Theodore Conrad (May 19, 1910 – August 19, 1994) was an American architect, preservationist and a leading architectural model maker, often referred to as the Dean of Models. Conrad was one of the first independent architectural model makers in the United States and contributed significantly to modern architecture through his collaborations with architects such as Harvey Wiley Corbett, Wallace Harrison, Skidmore, Owings & Merrill and Edward Durell Stone.
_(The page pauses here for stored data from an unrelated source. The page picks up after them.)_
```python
def enc_batched(ctx: Ctx, frames: list, P: dict, refs=None, sums=None):
    ctx = ctx.for_stage("enc")
    assert ctx.batched_available()
    if refs is not None:
        return _enc_batched_routed(ctx, frames, P, list(refs), list(sums))
    b, (h, w) = len(frames), frames[0].shape[-2:]
    ib = P["inBlock"]
    lv1 = BMap.empty(b, h, w, ib["head_b"].numel(), frames[0].device)
    lib_in = lambda i: ctx.conv5_in(frames[i], ib["head_w"], ib["head_b"], out=lv1.map(i))
    for i in range(b):
        lib_in(i)
    for pk in ib["blocks"]:
        lv1 = ctx.resblock_batched(lv1, pk)
    levels = [lv1]
    f = lv1
    for name in ("encoder_first", "encoder_second"):
        st = P[name]
        f = ctx.igemm_batched(f, st["head_w"], st["head_b"], st["head_b"].numel(), 5, stride=2, act=ACT_RELU)
        for pk in st["blocks"]:
            f = ctx.resblock_batched(f, pk)
        levels.append(f)
    return levels


def _enc_batched_routed(ctx: Ctx, frames: list, P: dict, refs: list, sums: list):
    b, (h, w) = len(frames), frames[0].shape[-2:]
    dev, idt = frames[0].device, ctx.inter_dtype()
    ib = P["inBlock"]
    f = BMap.empty(b, h, w, ib["head_b"].numel(), dev)
    for i in range(b):
        ctx.conv5_in(frames[i], ib["head_w"], ib["head_b"], out=f.map(i))
    levels = []
    for name in ("inBlock", "encoder_first", "encoder_second"):
        st = P[name]
        if name != "inBlock":
            f = ctx.igemm_batched(f, st["head_w"], st["head_b"], st["head_b"].numel(), 5, stride=2, act=ACT_RELU)
        for pk in st["blocks"][:-1]:
            f = ctx.resblock_batched(f, pk)
        keep = {r: FMap.empty(f.H, f.W, f.C, dev) for r in refs}
        if name != "encoder_second":
            nxt = BMap.empty(b, f.H, f.W, f.C, dev, idt)
            routes = [(i, None, keep.get(i), nxt.map(i)) for i in range(b)]
        else:
            nxt = None
            routes = [(i, j, dest, None) for i, j, dest in sums] + [(r, None, keep[r], None) for r in refs]
        ctx.resblock_batched(f, st["blocks"][-1], routes=routes)
        levels.append(keep)
        f = nxt
    return levels


def dec_stage(ctx: Ctx, f: FMap, pk: dict) -> FMap:
    f = _resblocks(ctx, f, pk["blocks"])
    return ctx.for_stage("convt").igemm(f, pk["tail_w"], pk["tail_b"], pk["tail_b"].numel(), ksize=3, stride=2, mode=CONV_T, act=ACT_RELU)


class SwinX:

    def __init__(self, ctx: Ctx, f_mid: FMap, sw: dict):
        ctx = ctx.for_stage("swin")
        self.f_mid = f_mid
        self.x_first = ctx.igemm(f_mid, sw["conv_first_w"], sw["conv_first_b"], 256, ksize=3)
        self.xt0 = ctx.layernorm(self.x_first.t, sw["pe_g"], sw["pe_b"])

# ... 197 lines not shown
            feat = y() if callable(y) else y
            if lane is not main:
                lane.wait_event(ready)
            swin(ctx, sx, feat, P["swin"], out=cat.view(128 * slot, 128))


def forward_sample(ctx: Ctx, x: torch.Tensor, P: dict, n_seq: int, has_ref: bool, out: torch.Tensor, sides=()) -> torch.Tensor:
    return _run(forward_sample_steps(ctx, x, P, n_seq, has_ref, out, sides), out)


def _run(steps, out):
    for plan in steps:
        plan.launch()
    return out


def forward_sample_steps(ctx: Ctx, x: torch.Tensor, P: dict, n_seq: int, has_ref: bool, out: torch.Tensor, sides=()):
    h, w = x.shape[-2:]
    h3, w3 = h // 4, w // 4
    dev = x.device
    lanes = _lanes(ctx, sides)
    if ctx.for_stage("enc").batched_available():
        yield from forward_batch_steps(ctx, x[None], P, n_seq, [not has_ref], out[None], sides)
        return
    multi = ctx.for_stage("swin").swin_multi_available()
    with _side_lanes(lanes):
        lv = None
        if has_ref:
            with torch.cuda.stream(lanes[-1]):
                lv = reference_pyramid(ctx, x[n_seq + 1], P)
        cat = FMap(torch.empty(h3 * w3, 128 * n_seq, device=dev), h3, w3, 128 * n_seq)
        mid = x[n_seq // 2]
        e0 = enc(ctx, mid, P)
        f_mid = enc(ctx, ctx.rl_prior(mid, 5, 0.01), P, extra=e0, out=cat.view(0, 128))
        others = [i for i in range(n_seq) if i != n_seq // 2]

        def neighbour(i, out=None):
            e = enc(ctx, x[i], P)
            return enc(ctx, ctx.rl_prior(x[i], 1, 0.01), P, extra=e, out=out)

        if multi:
            fb = BMap.empty(len(others), h3, w3, 128, dev)
            for k, i in enumerate(others):
                with torch.cuda.stream(lanes[k % len(lanes)]):
                    neighbour(i, fb.map(k))
        else:
            _swin_calls(ctx, f_mid, [partial(neighbour, i) for i in others], P, cat, lanes)
    if multi:
        yield from _fuse_tail(ctx, f_mid, fb, cat, lv, P, out, lanes)
    else:
        yield from _tail(ctx, cat, lv, P, out)


def forward_batch_steps(ctx: Ctx, x: torch.Tensor, P: dict, n_seq: int, zero_ref: list, out: torch.Tensor, sides=(), max_maps: int = 16):
    B = x.shape[0]
    h, w = x.shape[-2:]
    h3, w3 = h // 4, w // 4
    dev = x.device
    lanes = _lanes(ctx, sides)
    others = [i for i in range(n_seq) if i != n_seq // 2]
    b0 = 0
    while b0 < B:
        group, maps = [], 0
        while b0 + len(group) < B:
            need = 2 + 2 * len(others) + (0 if zero_ref[b0 + len(group)] else 1)
            if group and maps + need > max_maps:
                break
            group.append(b0 + len(group))
            maps += need
        frames, first = [], {}
        for b in group:
            first[b] = len(frames)
            mid = x[b, n_seq // 2]
            frames += [mid, ctx.rl_prior(mid, 5, 0.01)]
            for i in others:
                frames += [x[b, i], ctx.rl_prior(x[b, i], 1, 0.01)]
            if not zero_ref[b]:
                frames.append(x[b, n_seq + 1])
        if ctx.for_stage("enc").handoff16:
            cats, fbs, refs, sums = {}, {}, [], []
            for b in group:
                m0 = first[b]
                cats[b] = FMap(torch.empty(h3 * w3, 128 * n_seq, device=dev), h3, w3, 128 * n_seq)
                fbs[b] = BMap.empty(len(others), h3, w3, 128, dev)
                sums.append((m0 + 1, m0, cats[b].view(0, 128)))
                sums += [(m0 + 3 + 2 * k, m0 + 2 + 2 * k, fbs[b].map(k)) for k in range(len(others))]
                if not zero_ref[b]:
                    refs.append(m0 + 2 + 2 * len(others))
            r1, r2, r3 = enc_batched(ctx, frames, P, refs=refs, sums=sums)
            del frames
            for b in group:
                mr = first[b] + 2 + 2 * len(others)
                lv = None if zero_ref[b] else (r1[mr], r2[mr], r3[mr])
                yield from _fuse_tail(ctx, cats[b].view(0, 128), fbs[b], cats[b], lv, P, out[b], lanes)
            b0 += len(group)
            continue
        lv1, lv2, lv3 = enc_batched(ctx, frames, P)
        del frames
        for b in group:
            m0 = first[b]
            cat = FMap(torch.empty(h3 * w3, 128 * n_seq, device=dev), h3, w3, 128 * n_seq)
            f_mid = FMap(ctx.add(lv3.map(m0 + 1).t, lv3.map(m0).t), h3, w3, 128)
            cat.t[:, :128].copy_(f_mid.t)
            fb = BMap.empty(len(others), h3, w3, 128, dev)
            for k in range(len(others)):
                ctx.add(lv3.map(m0 + 3 + 2 * k).t, lv3.map(m0 + 2 + 2 * k).t, out=fb.map(k).t)
            mr = m0 + 2 + 2 * len(others)
            lv = None if zero_ref[b] else (lv1.map(mr), lv2.map(mr), lv3.map(mr))
            yield from _fuse_tail(ctx, f_mid, fb, cat, lv, P, out[b], lanes)
        b0 += len(group)


def _fuse_tail(ctx: Ctx, f_mid: FMap, fb: BMap, cat: FMap, lv, P: dict, out: torch.Tensor, lanes: list):
    if ctx.for_stage("swin").swin_multi_available():
        swin_multi(ctx, SwinX(ctx, f_mid, P["swin"]), fb, P["swin"], [cat.view(128 * slot, 128) for slot in range(1, fb.B + 1)])
    else:
        with _side_lanes(lanes, fork=False):
            _swin_calls(ctx, f_mid, [fb.map(k) for k in range(fb.B)], P, cat, lanes)
    yield from _tail(ctx, cat, lv, P, out)


def _tail(ctx: Ctx, cat: FMap, lv, P: dict, out: torch.Tensor):
    fw = P["fusion"]
    ff = ctx.igemm(cat, fw["w"], fw["b"], 128)
    plan = search_plan(ctx, ff, lv[2]) if lv is not None else self_plan(ctx, ff)
    yield plan
    if lv is not None:
        s, t3, t2, t1 = search_finish(ctx, plan, ff, *lv)
    else:
        s, t3, t2, t1 = self_finish(ctx, plan, ff, P)
    decode(ctx, ff, s, t3, t2, t1, P, out)


def encode_raw(ctx: Ctx, frame: torch.Tensor, P: dict) -> FMap:
    return enc(ctx, frame, P)


def encode_sum(ctx: Ctx, frame: torch.Tensor, iters: int, e_raw: FMap, P: dict) -> FMap:
    return enc(ctx, ctx.rl_prior(frame, iters, 0.01), P, extra=e_raw)


def reference_pyramid(ctx: Ctx, frame: torch.Tensor, P: dict):
    lv1 = in_block(ctx, frame, P["inBlock"])
    lv2 = enc_stage(ctx, lv1, P["encoder_first"])
    return lv1, lv2, enc_stage(ctx, lv2, P["encoder_second"])


def fuse_and_decode(ctx: Ctx, f_mid: FMap, feats: list, lv, P: dict, n_seq: int, out: torch.Tensor, sides=()) -> torch.Tensor:
    return _run(fuse_and_decode_steps(ctx, f_mid, feats, lv, P, n_seq, out, sides), out)


def fuse_and_decode_steps(ctx: Ctx, f_mid: FMap, feats: list, lv, P: dict, n_seq: int, out: torch.Tensor, sides=()):
    h3, w3 = f_mid.H, f_mid.W
    dev = f_mid.t.device
    lanes = _lanes(ctx, sides)
    cat = FMap(torch.empty(h3 * w3, 128 * n_seq, device=dev), h3, w3, 128 * n_seq)
    cat.t[:, :128].copy_(f_mid.t)
    fb = BMap(torch.cat([f.t for f in feats]), len(feats), h3, w3, 128)
    yield from _fuse_tail(ctx, f_mid, fb, cat, lv, P, out, lanes)


def forward_swint(ctx: Ctx, x: torch.Tensor, P: dict, n_seq: int, out: torch.Tensor, sides=()) -> torch.Tensor:
    h, w = x.shape[-2:]
    h3, w3 = h // 4, w // 4
    dev = x.device
    lanes = _lanes(ctx, sides if n_seq > 1 else ())
    with _side_lanes(lanes):
        cat = FMap(torch.empty(h3 * w3, 128 * n_seq, device=dev), h3, w3, 128 * n_seq)
        f_mid = enc(ctx, x[n_seq // 2], P, out=cat.view(0, 128))
        if n_seq == 1:
            f_trans = FMap.empty(h3, w3, 128, dev)
            swin(ctx, SwinX(ctx, f_mid, P["swin"]), f_mid, P["swin"], out=f_trans)
# ... 12 lines not shown
```

speinet_amd/ops.py:

```python
from __future__ import annotations

import ctypes as C
import dataclasses
from typing import Optional

import numpy as np
import torch

from . import _lib, y4m
from . import codec as _codec
from . import light as _light
from . import shake as _shake
from .pack import BF16, F16, F32, LP_DTYPE, PackedW, fmt_of

ACT_NONE, ACT_RELU, ACT_GELU = 0, 1, 2
CONV, CONV_T = 0, 1

PRECISIONS = ("f32", "bf16x3", "bf16", "f16")
CORR_PRECISIONS = ("bf16x3", "single", "top2")
_CORR_ALIASES = {"bf16": "single", "bf16r": "top2", "f16": "single"}


class FMap:
    __slots__ = ("t", "H", "W", "C", "ld", "off")
# ... 65 lines not shown

class _ApplyRoute(C.Structure):
    _fields_ = [("out32", C.c_void_p), ("out16", C.c_void_p), ("ld32", C.c_int32), ("src", C.c_int32), ("partner", C.c_int32),
                ("reserved", C.c_int32)]


class _timed:
    def __init__(self, ctx: "Ctx", name: str):
        self.on = ctx.profile is not None and name in ctx.profile
        self.ctx, self.name = ctx, name

    def __enter__(self):
        if self.on:
            self.s = torch.cuda.Event(enable_timing=True)
            self.e = torch.cuda.Event(enable_timing=True)
            self.s.record(torch.cuda.current_stream(self.ctx.device))
        return self

    def __exit__(self, *a):
        if self.on:
            self.e.record(torch.cuda.current_stream(self.ctx.device))
            self.ctx.profile[self.name].append((self.s, self.e))
        return False


def _tensor_bytes(x) -> int:
    t = x.t if hasattr(x, "t") else x
    return t.numel() * t.element_size() if torch.is_tensor(t) else 0


def _conv_sub(method: str, a, k, out):
    if method == "conv5_in":
        return "level1", 2.0 * 25 * 3 * 32 * a[0].shape[-2] * a[0].shape[-1], _tensor_bytes(a[0]) + _tensor_bytes(out)
    if method == "conv5_out":
        return "level1", 2.0 * 25 * 32 * 3 * a[0].H * a[0].W, _tensor_bytes(a[0]) + 12 * a[0].H * a[0].W
    src, n = a[0], a[3]
    ks = a[4] if len(a) > 4 else k.get("ksize", 1)
    if n == 32 and src.C == 32 and ks == 5 and k.get("stride", a[5] if len(a) > 5 else 1) == 1:
        maps = getattr(src, "B", 1)
        return "level1", 2.0 * 25 * 32 * 32 * maps * src.H * src.W, _tensor_bytes(src) + _tensor_bytes(out)
    return "rest", 0.0, 0


def _family(name: str):
    def deco(fn):
        def wrapper(self, *a, **k):
            pr = self.profile
            if pr is None or "families" not in pr:
                return fn(self, *a, **k)
            st = torch.cuda.current_stream(self.device)
            s_, e_ = torch.cuda.Event(enable_timing=True), torch.cuda.Event(enable_timing=True)
            s_.record(st)
            out = fn(self, *a, **k)
            e_.record(st)
            pr["families"].setdefault(name, []).append((s_, e_))
            if name == "conv":
                sub, fl, by = _conv_sub(fn.__name__, a, k, out)
                rec = pr.setdefault("conv_sub", {}).setdefault(sub, {"events": [], "flops": 0.0, "bytes": 0})
                rec["events"].append((s_, e_))
                rec["flops"] += fl
                rec["bytes"] += by
            return out
        wrapper.__name__, wrapper.__doc__ = fn.__name__, fn.__doc__
        return wrapper
    return deco
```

His most notable projects include models for the Metropolitan Life North Building, Rockefeller Center, Lever House, Seagram Building, the Manufacturers Trust Company Building and the John F. Kennedy Eternal Flame.

==Career==
Theodore Conrad was born in Jersey City, New Jersey, as the great-grandson of German immigrants. Trained as an architect at the Pratt Institute in Brooklyn, Conrad turned towards architectural model making in 1929 when he began an internship in Harvey Wiley Corbett's office in New York City. Conrad established his own modeling studio in Jersey City in 1931. Initially working in wood and cardboard, Conrad became one of the first model makers to use Plexiglas and aluminum extensively for architectural models during the so-called miniature boom in the 1950s. After World War II, Theodore Conrad became one of the premier model makers in the United States collaborating on some of America's most highly publicized projects such as John F. Kennedy's grave and the John F. Kennedy Center for the Performing Arts in Washington D.C. as well as International Style high-rises such as the Seagram Building and Lever House. In 1962, Conrad was the only model maker to ever receive the Craftsmanship Medal from the American Institute of Architects for his lifetime achievement with architectural models.

Aside from his work as a model maker, Theodore Conrad was a pioneering preservationist in North Jersey who was active in the Citizens Committee of Hudson County. He was an instrumental voice in the successful campaigns to rescue the Hudson County Courthouse and Loew's Theater in Jersey City as well as an advocate for the creation of Liberty State Park. In 1994, a street in Liberty State Park was named in his honor.

==Legacy==
Theodore Conrad's work has received renewed interest in recent years. His models have since been included in a number of exhibitions, most recently at the German Architecture Museum in Frankfurt in the 2012 exhibition “The Architectural Model—Tool, Fetish, Small Utopia," and in museums such as the Museum of Modern Art in New York and the Heinz Architectural Center in Pittsburgh. A detailed study of Conrad's oeuvre in the context of American mid-century model making was prepared by Teresa Fankhänel.